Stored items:
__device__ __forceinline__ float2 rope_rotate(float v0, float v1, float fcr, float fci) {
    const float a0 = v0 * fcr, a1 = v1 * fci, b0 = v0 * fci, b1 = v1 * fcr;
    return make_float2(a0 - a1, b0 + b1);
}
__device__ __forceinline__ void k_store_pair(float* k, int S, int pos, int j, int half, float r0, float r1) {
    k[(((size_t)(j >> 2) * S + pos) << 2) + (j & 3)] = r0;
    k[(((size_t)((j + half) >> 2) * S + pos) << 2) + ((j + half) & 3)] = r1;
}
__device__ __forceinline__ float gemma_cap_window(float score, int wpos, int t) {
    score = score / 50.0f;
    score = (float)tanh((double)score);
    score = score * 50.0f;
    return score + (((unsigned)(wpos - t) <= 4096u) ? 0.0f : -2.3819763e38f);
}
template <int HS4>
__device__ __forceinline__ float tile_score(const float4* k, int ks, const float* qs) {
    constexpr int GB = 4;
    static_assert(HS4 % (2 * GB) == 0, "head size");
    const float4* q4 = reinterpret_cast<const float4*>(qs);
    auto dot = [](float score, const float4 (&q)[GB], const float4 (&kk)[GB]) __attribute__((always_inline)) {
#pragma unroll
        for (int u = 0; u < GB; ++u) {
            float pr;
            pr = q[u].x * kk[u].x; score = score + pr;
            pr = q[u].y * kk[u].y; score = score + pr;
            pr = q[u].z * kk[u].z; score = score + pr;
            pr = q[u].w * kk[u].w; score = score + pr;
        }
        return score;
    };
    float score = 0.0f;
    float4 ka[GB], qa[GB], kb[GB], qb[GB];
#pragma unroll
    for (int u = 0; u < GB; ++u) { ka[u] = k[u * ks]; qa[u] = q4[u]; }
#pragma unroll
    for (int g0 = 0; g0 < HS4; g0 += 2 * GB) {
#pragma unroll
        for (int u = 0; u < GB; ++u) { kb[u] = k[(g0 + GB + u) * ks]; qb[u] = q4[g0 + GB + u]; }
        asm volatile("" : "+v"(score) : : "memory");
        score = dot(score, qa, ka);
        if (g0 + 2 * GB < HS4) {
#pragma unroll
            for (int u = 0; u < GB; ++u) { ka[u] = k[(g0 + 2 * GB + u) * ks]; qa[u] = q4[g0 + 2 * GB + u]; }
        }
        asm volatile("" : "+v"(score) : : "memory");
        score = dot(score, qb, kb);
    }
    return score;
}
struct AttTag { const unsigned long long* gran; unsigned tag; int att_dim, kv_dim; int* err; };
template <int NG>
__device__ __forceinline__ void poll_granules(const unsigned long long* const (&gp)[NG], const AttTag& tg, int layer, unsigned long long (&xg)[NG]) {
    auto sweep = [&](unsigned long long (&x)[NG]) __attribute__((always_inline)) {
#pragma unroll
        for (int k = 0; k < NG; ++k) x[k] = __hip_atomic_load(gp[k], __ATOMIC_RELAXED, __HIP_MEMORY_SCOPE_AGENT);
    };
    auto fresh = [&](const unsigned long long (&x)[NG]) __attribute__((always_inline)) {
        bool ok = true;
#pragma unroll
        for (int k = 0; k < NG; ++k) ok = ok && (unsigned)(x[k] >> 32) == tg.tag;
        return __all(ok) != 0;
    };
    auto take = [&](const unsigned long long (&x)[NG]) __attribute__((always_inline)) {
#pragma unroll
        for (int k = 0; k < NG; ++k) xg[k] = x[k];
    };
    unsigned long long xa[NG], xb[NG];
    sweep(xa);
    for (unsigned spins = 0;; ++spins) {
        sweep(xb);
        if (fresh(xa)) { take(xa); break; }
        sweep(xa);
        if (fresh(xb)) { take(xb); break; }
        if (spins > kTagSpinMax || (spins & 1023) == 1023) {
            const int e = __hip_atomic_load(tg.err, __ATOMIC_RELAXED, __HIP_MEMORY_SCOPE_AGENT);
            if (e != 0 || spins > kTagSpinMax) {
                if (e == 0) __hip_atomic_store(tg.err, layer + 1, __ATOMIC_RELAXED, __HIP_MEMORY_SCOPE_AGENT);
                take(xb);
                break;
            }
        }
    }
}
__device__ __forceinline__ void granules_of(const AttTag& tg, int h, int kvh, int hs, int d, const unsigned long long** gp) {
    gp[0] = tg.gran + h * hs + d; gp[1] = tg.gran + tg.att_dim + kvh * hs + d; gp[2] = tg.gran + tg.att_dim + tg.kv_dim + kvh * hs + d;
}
* * *
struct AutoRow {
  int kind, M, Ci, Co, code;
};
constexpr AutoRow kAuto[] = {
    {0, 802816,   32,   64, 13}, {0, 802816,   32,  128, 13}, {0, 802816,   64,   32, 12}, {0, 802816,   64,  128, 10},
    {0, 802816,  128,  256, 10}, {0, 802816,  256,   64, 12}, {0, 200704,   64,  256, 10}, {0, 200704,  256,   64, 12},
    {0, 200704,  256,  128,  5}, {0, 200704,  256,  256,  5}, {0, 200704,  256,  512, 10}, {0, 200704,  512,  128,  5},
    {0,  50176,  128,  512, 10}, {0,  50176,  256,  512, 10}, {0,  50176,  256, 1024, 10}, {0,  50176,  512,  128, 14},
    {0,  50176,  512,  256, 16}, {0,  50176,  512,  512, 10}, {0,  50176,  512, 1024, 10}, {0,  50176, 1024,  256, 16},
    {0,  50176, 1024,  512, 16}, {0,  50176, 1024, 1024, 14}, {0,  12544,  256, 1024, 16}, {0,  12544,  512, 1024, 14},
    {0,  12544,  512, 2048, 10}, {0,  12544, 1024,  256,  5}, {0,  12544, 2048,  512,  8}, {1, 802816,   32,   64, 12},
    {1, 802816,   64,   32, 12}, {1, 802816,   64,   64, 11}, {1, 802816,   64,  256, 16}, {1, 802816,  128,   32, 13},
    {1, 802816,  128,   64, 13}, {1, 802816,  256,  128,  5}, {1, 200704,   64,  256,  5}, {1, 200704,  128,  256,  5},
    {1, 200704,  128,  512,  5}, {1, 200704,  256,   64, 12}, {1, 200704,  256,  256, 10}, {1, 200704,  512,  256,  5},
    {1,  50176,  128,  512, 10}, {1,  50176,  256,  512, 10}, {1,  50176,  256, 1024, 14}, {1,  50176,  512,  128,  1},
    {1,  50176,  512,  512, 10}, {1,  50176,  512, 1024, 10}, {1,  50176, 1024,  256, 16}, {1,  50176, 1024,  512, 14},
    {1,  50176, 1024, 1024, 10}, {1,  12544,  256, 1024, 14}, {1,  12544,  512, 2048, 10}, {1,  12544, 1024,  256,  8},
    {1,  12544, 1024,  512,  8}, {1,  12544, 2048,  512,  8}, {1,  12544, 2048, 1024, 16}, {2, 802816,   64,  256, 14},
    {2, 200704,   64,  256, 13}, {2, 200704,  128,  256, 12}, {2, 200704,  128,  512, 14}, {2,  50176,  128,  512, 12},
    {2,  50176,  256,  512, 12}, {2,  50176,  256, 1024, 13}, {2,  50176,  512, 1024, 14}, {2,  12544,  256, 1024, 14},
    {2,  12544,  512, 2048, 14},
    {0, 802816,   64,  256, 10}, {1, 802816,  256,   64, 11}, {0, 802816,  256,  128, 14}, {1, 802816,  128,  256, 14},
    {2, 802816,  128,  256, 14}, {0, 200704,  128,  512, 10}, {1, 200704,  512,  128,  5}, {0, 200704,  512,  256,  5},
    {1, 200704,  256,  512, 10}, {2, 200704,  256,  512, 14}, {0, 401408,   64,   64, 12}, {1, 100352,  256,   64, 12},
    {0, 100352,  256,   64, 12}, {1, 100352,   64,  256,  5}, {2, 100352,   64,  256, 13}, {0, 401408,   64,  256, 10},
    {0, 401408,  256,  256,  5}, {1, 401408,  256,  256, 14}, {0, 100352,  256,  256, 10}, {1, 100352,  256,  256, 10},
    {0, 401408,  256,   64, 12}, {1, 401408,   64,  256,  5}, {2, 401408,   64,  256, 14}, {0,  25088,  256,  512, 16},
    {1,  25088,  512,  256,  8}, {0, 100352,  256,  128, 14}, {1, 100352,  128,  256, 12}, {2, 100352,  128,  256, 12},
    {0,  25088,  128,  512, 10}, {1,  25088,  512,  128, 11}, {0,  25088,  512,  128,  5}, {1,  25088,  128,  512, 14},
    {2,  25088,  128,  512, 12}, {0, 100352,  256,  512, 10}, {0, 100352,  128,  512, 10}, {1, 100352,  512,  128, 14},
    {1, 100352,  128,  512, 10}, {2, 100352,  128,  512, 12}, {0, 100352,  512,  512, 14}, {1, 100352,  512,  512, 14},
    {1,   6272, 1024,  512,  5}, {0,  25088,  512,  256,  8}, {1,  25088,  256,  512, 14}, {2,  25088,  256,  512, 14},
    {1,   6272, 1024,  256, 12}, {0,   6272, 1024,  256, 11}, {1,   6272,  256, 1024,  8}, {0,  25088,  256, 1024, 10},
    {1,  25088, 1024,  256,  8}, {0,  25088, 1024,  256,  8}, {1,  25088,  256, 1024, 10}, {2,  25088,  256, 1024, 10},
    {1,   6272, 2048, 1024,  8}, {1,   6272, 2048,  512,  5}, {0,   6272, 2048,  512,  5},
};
* * *
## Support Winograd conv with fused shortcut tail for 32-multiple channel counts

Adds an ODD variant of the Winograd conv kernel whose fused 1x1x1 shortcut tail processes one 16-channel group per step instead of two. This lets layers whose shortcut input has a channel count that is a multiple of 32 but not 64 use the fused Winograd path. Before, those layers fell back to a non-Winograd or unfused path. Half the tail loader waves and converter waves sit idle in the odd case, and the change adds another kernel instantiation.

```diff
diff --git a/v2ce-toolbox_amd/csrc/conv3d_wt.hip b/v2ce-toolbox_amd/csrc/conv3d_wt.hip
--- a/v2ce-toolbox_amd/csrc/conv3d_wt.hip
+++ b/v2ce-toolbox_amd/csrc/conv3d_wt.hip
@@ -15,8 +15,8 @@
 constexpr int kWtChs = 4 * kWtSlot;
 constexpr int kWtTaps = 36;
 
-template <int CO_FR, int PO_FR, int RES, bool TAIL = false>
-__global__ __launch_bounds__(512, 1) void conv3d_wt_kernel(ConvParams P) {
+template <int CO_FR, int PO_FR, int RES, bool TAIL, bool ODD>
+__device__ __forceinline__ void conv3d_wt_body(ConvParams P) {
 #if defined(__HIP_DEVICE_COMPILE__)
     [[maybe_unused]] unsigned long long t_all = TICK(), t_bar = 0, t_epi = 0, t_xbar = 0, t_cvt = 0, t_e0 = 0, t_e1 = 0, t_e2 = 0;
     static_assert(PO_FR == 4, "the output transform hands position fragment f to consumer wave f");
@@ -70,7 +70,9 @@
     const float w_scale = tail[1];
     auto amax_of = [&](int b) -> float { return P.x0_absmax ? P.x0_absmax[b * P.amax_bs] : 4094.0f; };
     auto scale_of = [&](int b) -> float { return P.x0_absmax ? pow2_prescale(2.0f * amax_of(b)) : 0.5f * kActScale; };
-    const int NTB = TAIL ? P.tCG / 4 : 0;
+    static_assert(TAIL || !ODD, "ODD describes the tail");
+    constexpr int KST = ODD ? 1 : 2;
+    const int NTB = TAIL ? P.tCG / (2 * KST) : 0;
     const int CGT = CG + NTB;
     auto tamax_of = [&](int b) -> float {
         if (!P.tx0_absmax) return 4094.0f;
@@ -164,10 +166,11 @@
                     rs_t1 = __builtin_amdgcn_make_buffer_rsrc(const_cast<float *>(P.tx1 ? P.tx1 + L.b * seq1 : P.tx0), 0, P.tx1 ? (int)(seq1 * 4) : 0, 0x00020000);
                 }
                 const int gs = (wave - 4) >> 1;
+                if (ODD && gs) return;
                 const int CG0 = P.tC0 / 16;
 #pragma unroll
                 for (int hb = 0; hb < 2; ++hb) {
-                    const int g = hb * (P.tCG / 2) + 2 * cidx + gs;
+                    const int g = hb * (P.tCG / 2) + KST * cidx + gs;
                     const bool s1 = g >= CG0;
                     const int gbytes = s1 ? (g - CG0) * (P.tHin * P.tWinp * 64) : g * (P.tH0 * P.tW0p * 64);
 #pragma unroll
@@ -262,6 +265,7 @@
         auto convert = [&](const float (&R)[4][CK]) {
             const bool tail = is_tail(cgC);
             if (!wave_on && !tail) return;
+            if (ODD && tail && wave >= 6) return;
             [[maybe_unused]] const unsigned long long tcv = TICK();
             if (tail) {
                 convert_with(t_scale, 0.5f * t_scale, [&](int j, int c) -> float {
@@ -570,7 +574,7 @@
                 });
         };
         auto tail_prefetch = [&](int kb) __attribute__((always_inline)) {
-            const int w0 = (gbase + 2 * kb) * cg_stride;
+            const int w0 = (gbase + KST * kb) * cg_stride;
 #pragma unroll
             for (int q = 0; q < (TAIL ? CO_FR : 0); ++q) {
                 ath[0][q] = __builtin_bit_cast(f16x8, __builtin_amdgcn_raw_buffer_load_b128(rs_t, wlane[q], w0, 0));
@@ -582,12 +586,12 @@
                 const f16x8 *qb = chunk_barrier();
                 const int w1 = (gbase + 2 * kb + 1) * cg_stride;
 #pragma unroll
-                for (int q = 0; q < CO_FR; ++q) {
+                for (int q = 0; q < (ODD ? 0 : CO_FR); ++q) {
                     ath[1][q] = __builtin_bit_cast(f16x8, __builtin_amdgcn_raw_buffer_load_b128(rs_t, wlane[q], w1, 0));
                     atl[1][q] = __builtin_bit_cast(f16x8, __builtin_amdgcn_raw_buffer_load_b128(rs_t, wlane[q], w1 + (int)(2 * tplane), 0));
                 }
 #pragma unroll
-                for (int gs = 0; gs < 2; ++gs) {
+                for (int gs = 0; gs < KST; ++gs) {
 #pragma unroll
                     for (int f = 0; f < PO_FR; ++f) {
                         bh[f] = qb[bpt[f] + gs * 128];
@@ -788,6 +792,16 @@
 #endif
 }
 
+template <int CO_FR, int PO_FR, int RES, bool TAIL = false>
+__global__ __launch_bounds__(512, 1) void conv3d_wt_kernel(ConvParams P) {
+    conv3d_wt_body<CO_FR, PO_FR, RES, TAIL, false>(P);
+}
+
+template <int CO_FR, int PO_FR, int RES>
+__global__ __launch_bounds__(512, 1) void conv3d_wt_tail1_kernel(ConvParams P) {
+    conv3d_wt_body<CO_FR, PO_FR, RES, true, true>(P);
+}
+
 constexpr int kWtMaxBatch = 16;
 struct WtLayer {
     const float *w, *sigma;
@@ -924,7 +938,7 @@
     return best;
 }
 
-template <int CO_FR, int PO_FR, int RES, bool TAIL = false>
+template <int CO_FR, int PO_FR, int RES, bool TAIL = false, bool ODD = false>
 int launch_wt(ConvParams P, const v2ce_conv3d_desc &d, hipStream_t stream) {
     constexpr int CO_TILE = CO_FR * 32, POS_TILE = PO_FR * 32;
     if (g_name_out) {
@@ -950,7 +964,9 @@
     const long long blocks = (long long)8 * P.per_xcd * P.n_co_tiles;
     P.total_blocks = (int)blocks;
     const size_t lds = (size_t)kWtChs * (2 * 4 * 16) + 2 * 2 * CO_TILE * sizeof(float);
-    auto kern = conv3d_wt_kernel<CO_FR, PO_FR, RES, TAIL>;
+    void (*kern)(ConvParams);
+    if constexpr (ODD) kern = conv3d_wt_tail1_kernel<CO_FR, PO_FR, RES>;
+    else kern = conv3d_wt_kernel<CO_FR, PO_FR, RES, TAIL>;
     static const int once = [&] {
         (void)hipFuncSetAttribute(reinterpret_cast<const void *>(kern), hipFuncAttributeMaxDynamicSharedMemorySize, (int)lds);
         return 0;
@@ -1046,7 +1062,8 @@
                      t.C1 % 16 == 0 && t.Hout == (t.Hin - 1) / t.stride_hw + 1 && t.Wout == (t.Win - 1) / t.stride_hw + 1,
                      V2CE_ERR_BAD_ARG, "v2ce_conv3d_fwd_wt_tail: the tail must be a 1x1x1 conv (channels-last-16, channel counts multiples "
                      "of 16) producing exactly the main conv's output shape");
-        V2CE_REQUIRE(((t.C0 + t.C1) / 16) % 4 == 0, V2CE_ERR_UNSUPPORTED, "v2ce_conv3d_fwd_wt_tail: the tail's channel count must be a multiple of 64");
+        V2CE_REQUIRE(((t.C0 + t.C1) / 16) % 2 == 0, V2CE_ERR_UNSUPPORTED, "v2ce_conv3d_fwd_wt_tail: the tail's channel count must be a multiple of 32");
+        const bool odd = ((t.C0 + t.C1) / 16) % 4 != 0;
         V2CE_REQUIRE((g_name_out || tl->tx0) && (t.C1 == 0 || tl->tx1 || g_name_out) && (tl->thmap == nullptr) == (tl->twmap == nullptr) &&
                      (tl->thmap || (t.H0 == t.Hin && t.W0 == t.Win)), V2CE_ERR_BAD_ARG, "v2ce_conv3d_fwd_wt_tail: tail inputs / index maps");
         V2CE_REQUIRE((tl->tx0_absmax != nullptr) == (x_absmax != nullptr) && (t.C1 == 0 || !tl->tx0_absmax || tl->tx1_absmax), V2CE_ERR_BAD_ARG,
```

• [REQUIRED WORK]
Keeping every character as it is, restate the lines above that run from the line with "pr = q[u].y" through the line with "kb[u] = k[(g0", both included, and nothing else.

• [SOLUTION]
            pr = q[u].y * kk[u].y; score = score + pr;
            pr = q[u].z * kk[u].z; score = score + pr;
            pr = q[u].w * kk[u].w; score = score + pr;
        }
        return score;
    };
    float score = 0.0f;
    float4 ka[GB], qa[GB], kb[GB], qb[GB];
#pragma unroll
    for (int u = 0; u < GB; ++u) { ka[u] = k[u * ks]; qa[u] = q4[u]; }
#pragma unroll
    for (int g0 = 0; g0 < HS4; g0 += 2 * GB) {
#pragma unroll
        for (int u = 0; u < GB; ++u) { kb[u] = k[(g0 + GB + u) * ks]; qb[u] = q4[g0 + GB + u]; }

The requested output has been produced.